Thrombocytopenia is frequently associated with dengue virus infection. Host factors such as anti-platelet immunopathogenic processes have been implicated in the origin of dengue-associated thrombocytopenia but the role of dengue virus in directly interacting with platelets and altering their hemostatic property remains incompletely understood. In the present study, we examined the effect of dengue 2 virus on the morphology and physiological activation profile of normal human platelets using atomic force microscopy, electron microscopy and flowcytometry. Platelets obtained from healthy donors were exposed to a cell culture-adapted 10(4) LD(50) dengue 2 virus isolate in vitro and the subsequent effect on morphology and activation biology studied. Our results show that dengue 2 virus exposure at doses comparable to natural viremic states in human infections can activate platelets with an increase in P-selectin expression and fibrinogen-binding property. Atomic force, scanning and transmission electron microscopy also showed typical activation-related morphological changes such as altered platelet membrane architecture, degranulation, presence of filopodia and dilatation of the open canalicular system in the dengue 2 virus-exposed platelets but not in the controls. Importantly, Japanese encephalitis virus exposure at the same dose did not activate platelets or show any morphological changes. Our findings suggest that dengue 2 virus may directly interact with and activate platelets - an event that might be important in the origin of dengue-associated thrombocytopenia. Detailed molecular characterization of this effect might provide key knowledge toward better prophylaxis of the hemostatic complications of dengue disease.

Dengue 2 virus inhibits in vitro megakaryocytic colony formation and induces apoptosis in thrombopoietin-inducible megakaryocytic differentiation from cord blood CD34+ cells.

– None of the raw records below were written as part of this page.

@@ -609,12 +618,13 @@
     in.kind = p->desc.kind; in.nd = p->desc.nb_deriv; in.al = al; in.m = p->bufs.m; in.per_step = p->bufs.per_step; in.con_state_only = p->con_state_only;
     in.limits2_set = p->desc.limits2_set != 0;
     in.shared_steps = has_shared_step(p->hdesc.steps);
+    for (int k = 0; k < p->desc.n_kp; k++) in.kp_ext = in.kp_ext || p->desc.kp_dist[k] || p->desc.kp_has_frame[k] || p->desc.kp_has_Ru[k] || p->desc.kp_joint[k];
     in.uniform_R = true;
     for (int i = 1; i < p->dims.n_u; i++) in.uniform_R = in.uniform_R && (p->hdesc.R_diag[i] == p->hdesc.R_diag[0]);
     in.off32 = (size_t)2 * T * p->dims.n_x * p->Bp * 8 < ((size_t)1 << 32) && (size_t)T * (p->bufs.m > 0 ? p->bufs.m : 1) * p->Bp * 8 < ((size_t)1 << 32);
     in.line_search = line_search != 0; in.alpha_floor = p->desc.alpha_floor; in.nb_iter = nb_iter;
     in.B = p->B; in.n_simd = c->n_simd; in.halves = p->ddesc_half[0] != nullptr; in.split = c->split; in.profile = c->profile;
-    in.generic = c->xc_generic; in.sweep = c->xc_sweep; in.forward = c->xc_forward; in.reroll = c->xc_reroll;
+    in.generic = c->xc_generic; in.sweep = c->xc_sweep; in.forward = c->xc_forward; in.reroll = c->xc_reroll; in.kpd = c->xc_kpd;
     return in;
 }
 
@@ -670,6 +680,7 @@
     f.n_kp_all = p->desc.n_kp;
     f.fused = pl.fused ? 1 : 0;
     f.fwd_lds = pl.fwd_lds ? 1 : 0;
+    f.kp_lanes = pl.kp_lanes ? 1 : 0;
     f.limits = p->desc.limits_set ? 1 : 0;
     for (int k = 0; k < p->desc.n_kp; k++) f.kp_ext |= p->desc.kp_dist[k] | p->desc.kp_has_frame[k] | p->desc.kp_has_Ru[k] | p->desc.kp_joint[k];
     for (int h = 0; h < nh; h++) {
diff --git a/ilqr_planner_amd/csrc/ilqr_ctx.hpp b/ilqr_planner_amd/csrc/ilqr_ctx.hpp
--- a/ilqr_planner_amd/csrc/ilqr_ctx.hpp
+++ b/ilqr_planner_amd/csrc/ilqr_ctx.hpp
@@ -27,6 +27,7 @@
     ilqr::SweepPin xc_sweep = ilqr::SweepPin::Auto;
     ilqr::FwdPin xc_forward = ilqr::FwdPin::Auto;
     ilqr::RerollPin xc_reroll = ilqr::RerollPin::Auto;
+    ilqr::KpdPin xc_kpd = ilqr::KpdPin::Auto;
     hipStream_t half_stream[2] = {nullptr, nullptr};
     hipEvent_t ev_begin = nullptr, ev_half_done[2] = {nullptr, nullptr}, ev_stagger = nullptr;
 };
diff --git a/ilqr_planner_amd/csrc/ilqr_kernels.hip b/ilqr_planner_amd/csrc/ilqr_kernels.hip
--- a/ilqr_planner_amd/csrc/ilqr_kernels.hip
+++ b/ilqr_planner_amd/csrc/ilqr_kernels.hip
@@ -1,5 +1,6 @@
 #include "ilqr_closed_loop.hpp"
 #include "ilqr_kernels.hpp"
+#include "ilqr_plan.hpp"
 #include "ilqr_step.hpp"
 
 namespace ilqr {
@@ -824,6 +825,9 @@
 
 void launch_kp_derivs(int kind, int nd, const Bufs& a, int B, hipStream_t st, const FwdArgs& f) {
     if (f.n_kp <= 0) return;
+#if defined(__HIPCC__)
+    if (f.kp_lanes && !f.shared && !f.kp_ext && kp_lanes_supported(kind, nd)) { launch_kp_derivs_lanes(a, B, st, f); return; }
+#endif
     SysAll::dispatch(kind, nd, [&](auto s) {
         using S = decltype(s);
         if (f.shared) {
diff --git a/ilqr_planner_amd/csrc/ilqr_kernels.hpp b/ilqr_planner_amd/csrc/ilqr_kernels.hpp
--- a/ilqr_planner_amd/csrc/ilqr_kernels.hpp
+++ b/ilqr_planner_amd/csrc/ilqr_kernels.hpp
@@ -59,6 +59,7 @@
     int kp_ext;
     int limits;
     int fused;
+    int kp_lanes;
     int fwd_lds;
 };
 
@@ -73,6 +74,7 @@
 void launch_backward_generic(int kind, int nd, bool al, const Bufs& a, int B, hipStream_t st);
 int backward_ws_entries(int kind, int nd);
 void launch_forward_generic(int kind, int nd, bool al, const Bufs& a, int B, hipStream_t st, const FwdArgs& f);
+void launch_kp_derivs_lanes(const Bufs& a, int B, hipStream_t st, const FwdArgs& f);
 void launch_init_lti(int kind, int nd, const Bufs& a, int B, hipStream_t st);
 void launch_backward_si_dpp(bool al, bool fused, bool uniform_R, int lpi, const Bufs& a, int B, hipStream_t st, const SweepArgs& sw);
 void launch_backward_rows(int kind, int nd, bool al, const Bufs& a, int B, hipStream_t st);
diff --git a/ilqr_planner_amd/csrc/ilqr_kernels_kplanes.hip b/ilqr_planner_amd/csrc/ilqr_kernels_kplanes.hip
--- /dev/null
+++ b/ilqr_planner_amd/csrc/ilqr_kernels_kplanes.hip
@@ -0,0 +1,151 @@
+#include "ilqr_kernels.hpp"
+#include "ilqr_lanes.hpp"
+#include "ilqr_step.hpp"
+
+namespace ilqr {
+
+using KS = Sys<0, 1>;
+constexpr int KPL_RQ = 9 * DOF;
+constexpr int KPL_GROUP = KPL_RQ + 6 * DOF;
+
+__global__ __launch_bounds__(64) void k_kp_derivs_lanes(Bufs a, int fused) {
+    using S = KS;
+    constexpr int NX = S::NX, NF = S::NF, NQ = S::NQ;
+    static_assert(NX == DOF && NQ == 6 && NF == 7, "first-order PosOrn only");
+    __shared__ double sh[8][KPL_GROUP];
+    const DevDesc& d = *a.desc;
+    const int g = threadIdx.x >> 3, me = threadIdx.x & 7;
+    const int jj = me < DOF ? me : DOF - 1;
+    const int b = xcd_tile() * 8 + g;
+    const int kpi = blockIdx.y;
+    if (b >= d.B) return;
+    if (!a.active[b]) return;
+    const int Bp = d.Bp;
+    const int k = d.kp_t[kpi];
+    const int cur = a.cur[b];
+    const double* X = a.X[cur];
+    const double* X1 = a.X[1 - cur];
+    const int w = fused ? a.pend[b] - 1 : -1;
+    auto state = [&](int i) {
+        double xi = AT(X, k * NX + i, b);
+        if (w >= 0) {
+            const double aa = ldexp(1.0, -w);
+            const double x1 = AT(X1, k * NX + i, b);
+            xi = (w == 0) ? x1 : fma(aa, x1 - xi, xi);
+        }
+        return xi;
+    };
+    const double xme = state(jj);
+    auto finish = [&](double* row, double lxi) {
+        if (d.limits_set && d.lw[jj] != 0) {
+            double qv = 0, L = 0;
+            if (xme > d.smax[jj]) { qv = d.smax[jj] - xme; L = d.penalty; }
+            else if (xme < d.smin[jj]) { qv = d.smin[jj] - xme; L = d.penalty; }
+            lxi += -L * qv;
+            UNR for (int j = 0; j < NX; j++) {
+                const double v = row[j] + ((L != 0.0) ? d.pen_xx : 0.0);
+                row[j] = (j == jj) ? v : row[j];
+            }
+        }
+        if (me < DOF) {
+            double* out = a.kpd + (size_t)kpi * (NX + NX * NX) * Bp;
+            AT(out, me, b) = lxi;
+            UNR for (int j = 0; j < NX; j++) AT(out, NX + me * NX + j, b) = row[j];
+        }
+    };
+    const DevChain& c = d.chain;
+    double* sRq = sh[g];
+    double* sJ = sh[g] + KPL_RQ;
+
+    {
+        const double x = c.axis[jj][0], y = c.axis[jj][1], z = c.axis[jj][2];
+        double st, ct;
+        sincos(xme, &st, &ct);
+        double vt = 1 - ct;
+        double Rq[9] = {ct + vt * x * x,      -z * st + vt * x * y, y * st + vt * x * z,
+                        z * st + vt * x * y,  ct + vt * y * y,      -x * st + vt * y * z,
+                        -y * st + vt * x * z, x * st + vt * y * z,  ct + vt * z * z};
+        if (me < DOF) {
+            UNR for (int i = 0; i < 9; i++) sRq[9 * me + i] = Rq[i];
+        }
+    }
+    LDS_ORDER();
+
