# arnold117/PrimeKG-RGCN-LinkPrediction

Hardware: AMD Instinct MI355X
Metric: edges/sec per RGCN layer (fwd+bwd), PrimeKG 30.9k nodes/849k edges/3 rels (higher is better)
Workload: dtype f32; 1 GPU; C2: PrimeKG-shaped synthetic graph, 30926 nodes / 849456 edge columns / 3 relations, encoder 64->128->128, 2 layers fwd+bwd, full graph per step, dropout 0; parallelism=1 GPU, launch=hipGraph replay

## Files before the change

### primekg_rgcn_linkprediction_amd/_lib.py

```python
from __future__ import annotations

import ctypes
import os
from ctypes import c_double, c_float, POINTER, c_char_p, c_int, c_int64, c_size_t, c_void_p

import torch

ABI_VERSION = 38
LIB_NAME = "librgcn_hip.so"
LIB_PATH = os.path.join(os.path.dirname(os.path.abspath(__file__)), LIB_NAME)

RGCN_OK = 0
RGCN_ERR_ARG = -1
RGCN_ERR_RANGE = -2
RGCN_ERR_HIP = -3
RGCN_ERR_UNSUPPORTED = -4
RGCN_ERR_WORKSPACE = -5
RGCN_ERR_ALIGN = -6

_P = c_void_p
_I64 = c_int64

class SlabJob(ctypes.Structure):
    _fields_ = [("slab", c_void_p), ("bias_part", c_void_p), ("splits", ctypes.c_int32), ("K1", ctypes.c_int32),
# ... 126 lines not shown

CLUSTER_PROTOTYPES = {
    "rgcn_kmeans_workspace_bytes": (c_size_t, [_I64, _I64, _I64, _I64]),
    "rgcn_kmeans_assign": (c_int, [_P, _I64, _I64, _P, _I64, _I64,
                                   _P, _P, _P, _P, _P, c_size_t, _P]),
    "rgcn_kmeans_update": (c_int, [_P, _I64, _I64, _P, _I64, _I64,
                                   _P, _P, _P, _P, _P, _P, c_float, _P, c_size_t, _P]),
    "rgcn_kmeans_inertia": (c_int, [_P, _I64, _I64, _P, _I64, _I64, _P, _P, _P, c_size_t, _P]),
    "rgcn_silhouette_workspace_bytes": (c_size_t, [_I64, _I64, _I64, _I64]),
    "rgcn_silhouette_samples": (c_int, [_P, _P, _P, _P, _P, _P, _I64, _I64, _I64, _I64, _I64, _P, _P, _P, c_size_t, _P]),
}

TSNE_PROTOTYPES = {
    "rgcn_knn_refine": (c_int, [_P, _I64, _I64, _P, _I64, _P, _P, _P]),
    "rgcn_tsne_affinities": (c_int, [_P, _I64, _I64, c_double, _P, _P, _P]),
    "rgcn_tsne_workspace_bytes": (c_size_t, [_I64, _I64]),
    "rgcn_tsne_gradient": (c_int, [_P, _I64, _P, _P, _P, _I64, c_float, _I64, c_int,
                                   _P, _P, _P, _P, c_size_t, _P]),
    "rgcn_tsne_update": (c_int, [_P, _I64, c_float, c_float, c_float, _P, _P, _P, _P, _P, c_size_t, _P]),
}

NEIGHBORHOOD_PROTOTYPES = {
    "rgcn_neighborhood_max_nodes": (_I64, []),
    "rgcn_pair_neighborhood": (c_int, [_P, _P, _P, _P, _I64, _I64,
                                       _P, _P, _I64, c_int,
                                       _P, c_int, c_int,
                                       _P, _P, _P, _P, _P, _P, _P, _P]),
}

TRANSE_PROTOTYPES = {
    "rgcn_transe_step_workspace_bytes": (c_size_t, [_I64, _I64, _I64]),
    "rgcn_transe_step": (c_int, [_P, _I64, _P, _I64, _I64,
                                 _P, _P, _P, _I64, c_float, c_float,
                                 _P, _P, _P, _P, c_size_t, _P]),
}

RESAMPLE_PROTOTYPES = {
    "rgcn_resample_weights": (c_int, [_I64, _I64, _I64, _P, _P]),
    "rgcn_resample_curves": (c_int, [_P, _P, _P, _I64, _I64, _I64, _I64, _I64,
                                     _P, _P, _P, _P, _P, _P, _P]),
    "rgcn_resample_ranks": (c_int, [_P, _P, _I64, _P, c_int, _I64, _I64, _I64,
                                    _P, _P, _P, _P, _P]),
}
RESAMPLE_TILE = 1024
RESAMPLE_MAX_SAMPLES = 1 << 28
RESAMPLE_MAX_REPLICATES = 65535
RESAMPLE_MAX_K = 8

COMPLEX_PROTOTYPES = {
    "complex_fwd": (c_int, [_P, _P, _I64, _P, _P, _I64, _P, _P, _I64, _I64, _I64, _P, _P]),
    "complex_bce_fwd": (c_int, [_P, _P, _I64, _P, _P, _I64, _P, _P, _I64, _P, _I64, _I64, _P, _P, _P]),
    "complex_bwd_workspace_bytes": (c_size_t, [_I64, _I64, _I64]),
    "complex_bwd": (c_int, [_P, _P, _P, _I64, _P, _P, _I64, _P, _P, _I64, _I64, _I64, _P, _P, _P, _P, c_size_t, c_int, _P]),
    "complex_bce_bwd": (c_int, [_P, _P, _P, _P, _P, _I64, _P, _P, _I64, _P, _P, _I64, _I64, _I64, _P, _P, _P, _P,
                                c_size_t, c_int, _P]),
    "rgcn_complex_query": (c_int, [c_int, _P, _P, _I64, _P, _P, _I64, _I64, _I64, _P, _P]),
}

SOFTMAX_PROTOTYPES = {
    "rgcn_softmax_workspace_bytes": (c_size_t, [_I64, _I64, _I64, _I64]),
    "rgcn_softmax_lse": (c_int, [_P, _P, _P, _P, _P, _I64, _P, _I64, _I64, _I64, _I64,
                                 _P, _P, _P, _P, _P, _P, c_size_t, _P]),
    "rgcn_softmax_grad": (c_int, [_P, _P, _P, _P, _P, _P, _I64, _P, _P, _I64, _I64, _I64, _I64,
                                  _P, _P, c_int, _P, c_size_t, _P]),
}
SOFTMAX_MAX_D = 256

EDGE_DROPOUT_PROTOTYPES = {
    "rgcn_edge_dropout_create": (c_int, [c_void_p, _P, POINTER(c_void_p)]),
    "rgcn_edge_dropout_destroy": (None, [c_void_p]),
    "rgcn_edge_dropout_graph": (c_void_p, [c_void_p]),
    "rgcn_edge_dropout_kept": (c_void_p, [c_void_p]),
    "rgcn_edge_dropout_kept_export": (c_int, [c_void_p, _P, _P]),
    "rgcn_edge_dropout_draw": (c_int, [c_void_p, c_double, _P, _P, _I64, _P, _P, _P]),
}
EDGE_DROPOUT_STREAM = 0x45444F50

SPARSE_PROTOTYPES = {
    "rgcn_graph_row_mask": (c_void_p, [c_void_p, c_int, POINTER(c_int64)]),
    "rgcn_occupancy_host": (_I64, [_P, _I64, _I64, _P, POINTER(c_int64)]),
}
MODE_SPARSE_ROWS = 2

_lib = None


class RGCNLibraryError(RuntimeError):
    """The HIP library is missing / unloadable / of the wrong ABI."""


def load() -> ctypes.CDLL:
    global _lib
    if _lib is not None:
        return _lib
    if not os.path.exists(LIB_PATH):
        raise RGCNLibraryError(
            f"{LIB_PATH} not found: build it with `python -c 'import __graft_entry__ as g; "
            f"g.build()'` (or `make -C primekg_rgcn_linkprediction_amd/csrc`). There is no "
            f"CPU/PyTorch fallback for the R-GCN path.")
    try:
        lib = ctypes.CDLL(LIB_PATH, mode=ctypes.RTLD_GLOBAL)
    except OSError as exc:
        raise RGCNLibraryError(f"cannot load {LIB_PATH}: {exc}") from exc
    for name, (restype, argtypes) in list(PROTOTYPES.items()) + list(SAMPLING_PROTOTYPES.items()) + list(PATHS_PROTOTYPES.items()) + list(CLUSTER_PROTOTYPES.items()) + list(TSNE_PROTOTYPES.items()) + list(NEIGHBORHOOD_PROTOTYPES.items()) + list(TRANSE_PROTOTYPES.items()) + list(RESAMPLE_PROTOTYPES.items()) + list(COMPLEX_PROTOTYPES.items()) + list(SPARSE_PROTOTYPES.items()) + list(SOFTMAX_PROTOTYPES.items()) + list(EDGE_DROPOUT_PROTOTYPES.items()):
        try:
            fn = getattr(lib, name)
        except AttributeError as exc:
            raise RGCNLibraryError(f"{LIB_PATH} does not export {name}") from exc
        fn.restype = restype
        fn.argtypes = argtypes
    got = lib.rgcn_abi_version()
    if got != ABI_VERSION:
        raise RGCNLibraryError(f"{LIB_PATH} has ABI version {got}, host code expects {ABI_VERSION}")
    _lib = lib
    return lib


def available() -> bool:
    try:
        load()
        return True
    except RGCNLibraryError:
        return False


def strerror(code: int) -> str:
    return load().rgcn_strerror(code).decode()


def check(code: int, what: str) -> None:
    if code == RGCN_OK:
        return
    msg = f"{what}: {strerror(code)} (code {code})"
    if code == RGCN_ERR_RANGE:
        raise IndexError(msg)
    if code in (RGCN_ERR_ARG, RGCN_ERR_UNSUPPORTED):
        raise ValueError(msg)
    if code == RGCN_ERR_ALIGN:
        raise ValueError(f"{what}: a tensor's base address is not aligned: {strerror(code)} (code {code}). Every tensor "
                         f"torch allocates qualifies, and so do row slices of a table whose width is a multiple of 4; a "
                         f"view that starts some elements into a flat buffer does not - pass tensor.clone()")
    raise RuntimeError(msg)
```

### primekg_rgcn_linkprediction_amd/conv.py

```python
from __future__ import annotations

import math
from typing import Optional, Tuple, Union

import torch
import torch.nn as nn
from torch import Tensor

from . import ops


def _glorot(t: Optional[Tensor]) -> None:
    if t is not None:
        bound = math.sqrt(6.0 / (t.size(-2) + t.size(-1)))
        with torch.no_grad():
            t.uniform_(-bound, bound)


def _table(x: Tensor, gather_dtype) -> Tensor:
    if gather_dtype in (None, torch.float32):
        return x
    ops.guard_torch_op("fp16 copy of the feature table")
    return x.to(gather_dtype)


class _BasisCompose(torch.autograd.Function):

    @staticmethod
    def forward(ctx, comp: Tensor, basis: Tensor) -> Tensor:
        comp, basis = comp.contiguous(), basis.contiguous()
        ctx.save_for_backward(comp, basis)
        return ops.basis_compose(comp, basis)

    @staticmethod
    def backward(ctx, gw: Tensor):
        comp, basis = ctx.saved_tensors
        return ops.basis_compose_bwd(gw.contiguous(), comp, basis, ctx.needs_input_grad[0], ctx.needs_input_grad[1])


class _Scales:

    def __init__(self, t: Tensor, slots: int = 2, layers=(), given=None):
        self._own, self._next, self.first = None, 0, None
        self.packed = [None] * len(layers)
        if ops.GEMM_PRECISION == "split":
            if given is not None:
                self.first = given[0]
                if slots > 1:
                    self._own = ops._empty(slots - 1, ops.AMAX_FLOATS, dtype=torch.float32, device=t.device)
                self.packed = ops.split_weights_many(list(layers), amax=list(given[1]), clear=self._own)
                return
            buf = ops._empty(slots, ops.AMAX_FLOATS, dtype=torch.float32, device=t.device)
            self.first, self._own = buf[0], buf[1:slots]
            if layers:
                self.packed = ops.absmax_and_split(t, self.first, self._own, list(layers))
            else:
                ops.absmax(t, self.first, self._own)

    def slot(self) -> Optional[Tensor]:
        if self._own is None:
            return None
        self._next += 1
        return self._own[self._next - 1]


import os as _os
_TRANSFORM_FIRST_RATIO = 2.0


def _fused_backward(graph, g, r, d_in, d_out, g_amax, packed, precision) -> bool:
    fused = _TRAIN_FUSED == "1" or (_TRAIN_FUSED == "auto" and g.size(0) * r * d_out * 4 >= _TRAIN_FUSED_MIN_BYTES)
    return (fused and precision is None and packed is not None and g_amax is not None and not graph.bipartite
            and not graph.edge_dropout
            and ops.GEMM_PRECISION == "split" and ops.fused_bwd_supported(r, d_in, d_out))


def _from_packed(weight: Tensor, packed, precision) -> bool:
    return packed is not None and ops.GEMM_PRECISION == "split" and precision is None and weight.size(2) % 32 == 0


def _transform_first(graph: "ops.BucketedGraph", weight: Tensor, root: Optional[Tensor], packed, precision) -> bool:
    r, d_in, d_out = weight.shape
    ratio = _TRANSFORM_FIRST_RATIO if _from_packed(weight, packed, precision) else max(_TRANSFORM_FIRST_RATIO, 4.0)
    return d_out >= ratio * d_in and root is not None and not graph.bipartite and not graph.edge_dropout


_SPARSE_AGG = True
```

Thrombocytopenia is frequently associated with dengue virus infection in humans. Although antiplatelet immunopathogenic processes have been implicated in the origin of dengue-associated thrombocytopenia, the effect of dengue viruses on megakaryocyte differentiation remains incompletely understood. In this study, we examined the effect of human dengue 2 virus isolates on the in vitro growth and differentiation of thrombopoietin-induced megakaryopoiesis of cord blood CD34+ cells. Dengue 2 viruses, but not Japanese encephalitis virus, showed a dose-dependent inhibition of CFU-Mk. Viral antigens could be detected by an immunohistochemical technique in 3-5% of the early megakaryocytic progenitors by the 5th postexposure day in liquid cultures with cell loss, increased annexin V binding and active caspase-3 expression. In summary, dengue 2 viruses can inhibit in vitro megakaryopoiesis, as well as infect and induce apoptotic cell death in a subpopulation of early megakaryocytic progenitors. These events might contribute towards the origin of thrombocytopenia in dengue disease.